Sunday, July 3, 2016

Paracetamol or acetaminophen consumption during pregnancy risk having an autistic child or kids with ADHD

Paracetamol, Acetaminophen, prenatal, pregnant

Paracetamol, Acetaminophen, prenatal, pregnant


Paracetamol, also known as acetaminophen or APAP, is a medication used to treat pain and fever. It is usually used for mild to moderate pain. According to a new study, taking paracetamol or acetaminophen during pregnancy is linked to autism and ADHD in children.

Their study also showed that exposure to paracetamol while pregnant raises the risk of autism spectrum diseases more in boys and it was associated with higher rates of ADHD in both male and female.

“The male brain may be more vulnerable to harmful influences during early life. Our differing gender results suggest that androgenic endocrine disruption, to which male brains could be more sensitive, may explain the association,” lead author Claudia Avella-Garcia, researcher at Centre for Research in Environmental Epidemiology (CREAL), a Spanish research organization.

The study also suggests that children who are regularly exposed to the common medicine while in the womb were more likely to show signs of both conditions.

Persistently exposed children in particular showed poorer performance in attention, impulsivity and visual speed processing. The children who were exposed to the medicine were at higher risk of hyperactivity or impulsivity symptoms at age 5.

“It can also affect the development of the immune system, or be directly toxic to some foetuses that may not have the same capacity as an adult to metabolise this drug, or by creating oxidative stress,” noted Jordi Julvez, one of the researchers from CREAL.

"Paracetamol or acetaminophen relieves pain by acting on cannabinoid receptors in the brain. Since these receptors normally help determine how neurons mature and connect with one another, paracetamol could alter these important processes", researchers added.

The study used data from 2,644 mother-child pairs, 88% were evaluated when the child was 1 year old, and 79.9% were evaluated when they were 5 years old. About 43% of children evaluated at age of 1 and 41% assessed at age 5 were exposed to any Paracetamol at some point during the first 32 weeks of pregnancy.
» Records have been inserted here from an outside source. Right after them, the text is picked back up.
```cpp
template <int NV, int NU, int NS>
__global__ __launch_bounds__(64, FWD_WAVES_PER_SIMD) void riccati_forward_kernel(FwdArgs a) {
  using C = FwdPairCfg<NV, NU>;
  constexpr int NX = C::NX, G = C::G, TX = C::TX, TXP = C::TXP, TK = C::TK, NVP = C::NVP, NF = C::NF, TF = C::TF;
  constexpr int PF = FWD_PREFETCH < TX ? FWD_PREFETCH : TX;
  static_assert(NX + NU <= 64, "one lane per row of [Fxx; K] in the reductions");
  __shared__ __attribute__((aligned(16))) double sDx[2][NX + 8];
  __shared__ __attribute__((aligned(16))) double sXp[2][G * TXP];
  __shared__ __attribute__((aligned(16))) double sPa[G + 1][NX];
  __shared__ __attribute__((aligned(16))) double sPp[G + 1][NX];
  __shared__ __attribute__((aligned(16))) double sPk[NX + NU + 1][NVP];
  __shared__ __attribute__((aligned(16))) double sF[TF * 128];
  __shared__ double sDu[NU + 8];
  __shared__ double sDt[NX];
  __shared__ double sRed[8];
  extern __shared__ int sGridTab[];
  const int tid = threadIdx.x;
  const int b = a.first + blockIdx.x;
  if (b >= a.batch) return;
  for (int st = tid; st < a.nstages; st += 64) {
    const rtoc_grid* gp = a.grid + st;
    sGridTab[st] = (gp->type & 15) | ((gp->sto != 0) << 4) | ((gp->sto_next != 0) << 5) |
                   ((gp->switching_constraint != 0) << 6) | (gp->dims << 8);
  }
  for (int e = tid; e < 2 * G * TXP; e += 64) (&sXp[0][0])[e] = 0.0;
  const int N = a.nstages - 1;
  constexpr rtoc_layout SL = StaticLayout<NV, NU, NS>::make();
  constexpr rtoc_record_layout KL = SL.kkt, RL = SL.ric, DL = SL.dir;
  const double* kb = a.kkt + (size_t)b * a.nstages * KL.stride;
  const double* rb = a.ric + (size_t)b * a.nstages * RL.stride;
  double* db = a.dir + (size_t)b * a.nstages * DL.stride;

  const bool lg = tid < G * NV;
  const int p = lg ? tid % NV : tid - G * NV;
  const int c = lg ? tid / NV : 0;
  const int cw = lg ? c : G;
  const bool xrow = tid < NX;
  const int r = xrow ? tid : NX - 1;
  const bool kl = tid >= NX && tid < NX + NU;
  const int u = kl ? tid - NX : 0;
  const int pos = (r % G) * TXP + r / G;
  __syncthreads();
  if (xrow) {
    const double v = a.dx0 ? a.dx0[(size_t)b * NX + tid] : db[DL.off[RTOC_DIR_DX] + tid];
    sDx[0][tid] = v;
    sXp[0][pos] = v;
    if (a.dx0) db[DL.off[RTOC_DIR_DX] + tid] = v;
  }
  __syncthreads();
  double dts = 0.0, dtsn = 0.0;
  {
    const rtoc_grid g0 = a.grid[0];
    if (g0.sto) {
      if (tid == 0) {
        double acc = 0.0;
        for (int k = 0; k < NX; ++k) acc += rb[RL.off[RTOC_RIC_DTSDX] + k] * sDx[0][k];
        sRed[0] = acc + rb[RL.off[RTOC_RIC_SCAL] + RTOC_RIC_SCAL_DTS0];
      }
      __syncthreads();
      dtsn = sRed[0];
      __syncthreads();
    }
  }
  const int lo = c * NX + 2 * p;
  auto moff = [&](int t) { return (NX % G == 0 || t < TX - 1 || G * t + c < NX) ? lo + t * (G * NX) : (NX - 1) * NX + 2 * p; };
  auto live = [&](int t) { return NX % G == 0 || t < TX - 1 || G * t + c < NX; };
  auto koff = [&](int t) { return (NU % G == 0 || t < TK - 1 || G * t + c < NU) ? lo + t * (G * NX) : (NU - 1) * NX + 2 * p; };
  auto klive = [&](int t) { return NU % G == 0 || t < TK - 1 || G * t + c < NU; };
  const int pe = lg ? c - 2 * p : (1 << 20);
  constexpr unsigned P_SILENT = 0x80000000u;
  const auto prsrc = __builtin_amdgcn_make_buffer_rsrc(const_cast<double*>(rb), 0, a.nstages * (int)RL.stride * 8, 0x00020000);
  const int prow = tid < NX + NU ? tid : NX + NU;
  auto vec_ptr = [&](int st) {
    return xrow ? kb + (size_t)st * KL.stride + KL.off[RTOC_KKT_FX] + tid : rb + (size_t)st * RL.stride + RL.off[RTOC_RIC_KV] + u;
  };
  auto s_ptr = [&](int st) { return rb + (size_t)st * RL.stride + RL.off[RTOC_RIC_S] + r; };
  d2 fa[TX];
  double vec, sv;
#pragma unroll
  for (int t = 0; t < PF; ++t) fa[t] = *(const d2*)(kb + KL.off[RTOC_KKT_FXX] + moff(t));
  vec = *vec_ptr(0);
  sv = *s_ptr(0);
  int cur = 0;
  struct GridBits { int type, sto, sto_next, switching_constraint, dims; };
  for (int st = 0; st < N; ++st) {
    const int gb = __builtin_amdgcn_readfirstlane(sGridTab[st]);
    const GridBits g = {gb & 15, (gb >> 4) & 1, (gb >> 5) & 1, (gb >> 6) & 1, gb >> 8};
    const bool impact = g.type == RTOC_GRID_IMPACT, lift = g.type == RTOC_GRID_LIFT;
    const bool sto = g.sto != 0, sto_next = g.sto_next != 0;
    const double* kr = kb + (size_t)st * KL.stride;
    const double* rr = rb + (size_t)st * RL.stride;
    double* dr = db + (size_t)st * DL.stride;
    const double* dx = sDx[cur];
    const double* xp = sXp[cur];

    if (impact || lift) {
      dts = dtsn;
      dtsn = 0.0;
      if (lift && sto_next) {
        if (tid == 0) {
          double acc = 0.0;
          #pragma unroll 4
          for (int k = 0; k < NX; ++k) acc += rr[RL.off[RTOC_RIC_DTSDX] + k] * dx[k];
          acc += rr[RL.off[RTOC_RIC_SCAL] + RTOC_RIC_SCAL_DTS0];
          if (sto) acc += rr[RL.off[RTOC_RIC_SCAL] + RTOC_RIC_SCAL_DTSDTS] * dts;
          sRed[0] = acc;
        }
        fwd_sync<1>();
        dtsn = sRed[0];
        fwd_sync<1>();
      }
    }

    d2 fk[TK], ff[TF], fp[TX];
#pragma unroll
    for (int t = PF; t < TX; ++t) fa[t] = *(const d2*)(kr + KL.off[RTOC_KKT_FXX] + moff(t));
#pragma unroll
    for (int t = 0; t < TK; ++t) fk[t] = *(const d2*)(rr + RL.off[RTOC_RIC_K] + koff(t));
#pragma unroll
    for (int i = 0; i < TF; ++i) {
      const int e = 2 * (64 * i + tid);
      ff[i] = *(const d2*)(kr + KL.off[RTOC_KKT_FVU] + (e < NF ? e : 0));
    }
    double rd1 = 0.0, rd2 = 0.0, rd3 = 0.0, rdt = 0.0, rs0 = 0.0, rss = 0.0;
    if (sto) {
      rd1 = xrow ? kr[KL.off[RTOC_KKT_FFX] + tid] : rr[RL.off[RTOC_RIC_T] + u];
      rd2 = xrow ? rr[RL.off[RTOC_RIC_PSI] + tid] : rr[RL.off[RTOC_RIC_W] + u];
      rd3 = rr[RL.off[RTOC_RIC_PHI] + r];
    }
    if (impact && sto_next) {
      rdt = rr[RL.off[RTOC_RIC_DTSDX] + r];
      rs0 = rr[RL.off[RTOC_RIC_SCAL] + RTOC_RIC_SCAL_DTS0];
      rss = rr[RL.off[RTOC_RIC_SCAL] + RTOC_RIC_SCAL_DTSDTS];
    }
    d2 x[TXP / 2];
#pragma unroll
    for (int i = 0; i < TXP / 2; ++i) x[i] = *(const d2*)(xp + c * TXP + 2 * i);
    const d2 xq = *(const d2*)(dx + 2 * p);
    double a0 = 0.0, a1 = 0.0;
#pragma unroll
    for (int t = 0; t < TX; ++t) {
      const double xt = x[t / 2][t % 2];
      if (live(t)) {
        a0 += fa[t].x * xt;
        a1 += fa[t].y * xt;
      }
    }
    __builtin_amdgcn_sched_barrier(0);
#pragma unroll
    for (int t = 0; t < TX; ++t) {
      const unsigned vo = (pe + G * t <= 1) ? (unsigned)(lo + t * (G * NX)) * 8u : P_SILENT;
      fp[t] = __builtin_bit_cast(d2, __builtin_amdgcn_raw_buffer_load_b128(prsrc, vo, (unsigned)(st * (int)RL.stride + (int)RL.off[RTOC_RIC_P]) * 8u, 0));
    }
    double pk[TK];
#pragma unroll
    for (int t = 0; t < TK; ++t) pk[t] = fk[t].x * xq.x + fk[t].y * xq.y;
#pragma unroll
    for (int i = 0; i < TF; ++i) *(d2*)(sF + 2 * (64 * i + tid)) = ff[i];
    double q0 = 0.0, q1 = 0.0;
#pragma unroll
    for (int t = 0; t < TX; ++t) {
      const double xt = x[t / 2][t % 2];
      const int dd = pe + G * t;
      const double o0 = q0 + fp[t].x * xt, o1 = q1 + fp[t].y * xt;
      q0 = dd <= 0 ? o0 : q0;
      q1 = dd <= 1 ? o1 : q1;
      const double m1 = fp[t].y * xq.y, m01 = m1 + fp[t].x * xq.x;
      sPk[lg && live(t) ? G * t + c : NX + NU][p] = dd < 0 ? m01 : (dd < 1 ? m1 : 0.0);
    }
    double vec_n, sv_n;
    __builtin_amdgcn_sched_barrier(0);
    {
      const double* kn = kb + (size_t)(st + 1) * KL.stride;
#pragma unroll
      for (int t = 0; t < PF; ++t) fa[t] = *(const d2*)(kn + KL.off[RTOC_KKT_FXX] + moff(t));
      vec_n = *vec_ptr(st + 1);
      sv_n = *s_ptr(st + 1);
    }
    {
      d2 va = {a0, a1}, vp = {q0, q1};
      *(d2*)(&sPa[cw][2 * p]) = va;
      *(d2*)(&sPp[cw][2 * p]) = vp;
#pragma unroll
      for (int t = 0; t < TK; ++t) sPk[lg && klive(t) ? NX + G * t + c : NX + NU][p] = pk[t];
    }
    fwd_sync<1>();
    double acc_a = sPa[0][r], acc_p = sPp[0][r];
#pragma unroll
    for (int cc = 1; cc < G; ++cc) {
      acc_a += sPa[cc][r];
      acc_p += sPp[cc][r];
    }
    double kd = 0.0;
#pragma unroll 3
    for (int i = 0; i < NVP / 2; ++i) {
      const d2 w = *(const d2*)(&sPk[prow][2 * i]);
      kd += w.x;
      if (2 * i + 1 < NV) kd += w.y;
    }
    acc_p += xrow ? kd : 0.0;
    if (kl && !impact) {
      double du = kd + vec;
      if (sto) {
        du += rd1 * (dtsn - dts);
        if (sto_next) du -= rd2 * dtsn;
      }
      sDu[u] = du;
      dr[DL.off[RTOC_DIR_DU] + u] = du;
    }
    fwd_sync<1>();
    double* dxn = sDx[cur ^ 1];
    if (xrow) {
      double v = vec + acc_a;
      if (!impact) {
        if (tid >= NV) {
#pragma unroll 4
          for (int cc = 0; cc < NU; ++cc) v += sF[cc * NV + tid - NV] * sDu[cc];
        }
        if (sto) v += rd1 * (dtsn - dts);
      }
      dxn[tid] = v;
      if (impact && sto_next) sDt[tid] = rdt;
      sXp[cur ^ 1][pos] = v;
      (dr + DL.stride)[DL.off[RTOC_DIR_DX] + tid] = v;
    }
    if (impact && sto_next) {
      fwd_sync<1>();
      if (tid == 0) {
        double acc = 0.0;
        #pragma unroll 4
        for (int k = 0; k < NX; ++k) acc += sDt[k] * dxn[k];
        acc += rs0;
        if (sto) acc += rss * dts;
        sRed[0] = acc;
      }
      fwd_sync<1>();
      dtsn = sRed[0];
    }
    if (xrow) {
      double lam = acc_p - sv;
      if (sto) {
        if (impact) {
          lam -= rd3 * dtsn;
        } else {
          lam += rd2 * (dtsn - dts);
          if (sto_next) lam -= rd3 * dtsn;
        }
      }
      dr[DL.off[RTOC_DIR_DLMDGMM] + tid] = lam;
    }
    if (NS > 0 && g.switching_constraint && tid < g.dims) {
      const double* M = rr + RL.off[RTOC_RIC_M] + tid;
      double acc = 0.0;
      #pragma unroll 4
      for (int j = 0; j < NX; ++j) acc += M[j * NS] * dx[j];
      acc += rr[RL.off[RTOC_RIC_MV] + tid];
      if (sto) {
        acc += rr[RL.off[RTOC_RIC_MT] + tid] * (dtsn - dts);
        if (sto_next) acc -= rr[RL.off[RTOC_RIC_MTN] + tid] * dtsn;
      }
      dr[DL.off[RTOC_DIR_DXI] + tid] = acc;
    }
    if (tid == 0) {
      dr[DL.off[RTOC_DIR_DTS] + 0] = dts;
      dr[DL.off[RTOC_DIR_DTS] + 1] = dtsn;
    }
    fwd_sync<1>();
    cur ^= 1;
    vec = vec_n;
    sv = sv_n;
  }
  {
    const double* rr = rb + (size_t)N * RL.stride;
    double* dr = db + (size_t)N * DL.stride;
    const double* xp = sXp[cur];
    d2 fp[TX], x[TXP / 2];
// ... 213 lines not shown
```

The children were assessed again when they turn 5 years old and exposed children were at higher risk of hyperactivity or impulsivity symptoms. Persistently exposed children in particular showed poorer performance on a computerised test measuring inattention, impulsivity and visual speed processing, the study found. Boys also showed more symptoms of autism when persistently exposed to Paracetamol.

They also reiterated that further is needed to determine the precise dosage measurements, and that the risks versus benefits of Paracetamol use during pregnancy and early life should be assessed before treatment recommendations are made.

Official guidelines say Paracetamol should be taken only if necessary in pregnancy and for the shortest possible time.

While Professor Alan Cameron, of the Royal College of Obstetricians and Gynaecologists, disagree with the research he said "Paracetamol is one of the most common medicines used to reduce a high temperature and ease pain, it is safe and is used routinely during all stages of pregnancy." The preliminary results from this study suggest that frequent Paracetamol use throughout pregnancy may impact attention function and slightly increase the risk of hyperactivity in the offspring at aged 5 years old.

"No effect on cognitive, motor or social development was identified." He added, "It is important to highlight from these results we cannot determine a direct link between Paracetamol usage and any neurodevelopmental problems. Future studies should take into account dosage as well as other possible contributory factors. However, women should not be alarmed by the results of this study and we recommend that pregnant women continue to follow current guidance and take the lowest effective dose for the shortest possible time when necessary."

The research was published in the International Journal Of Epidemiology.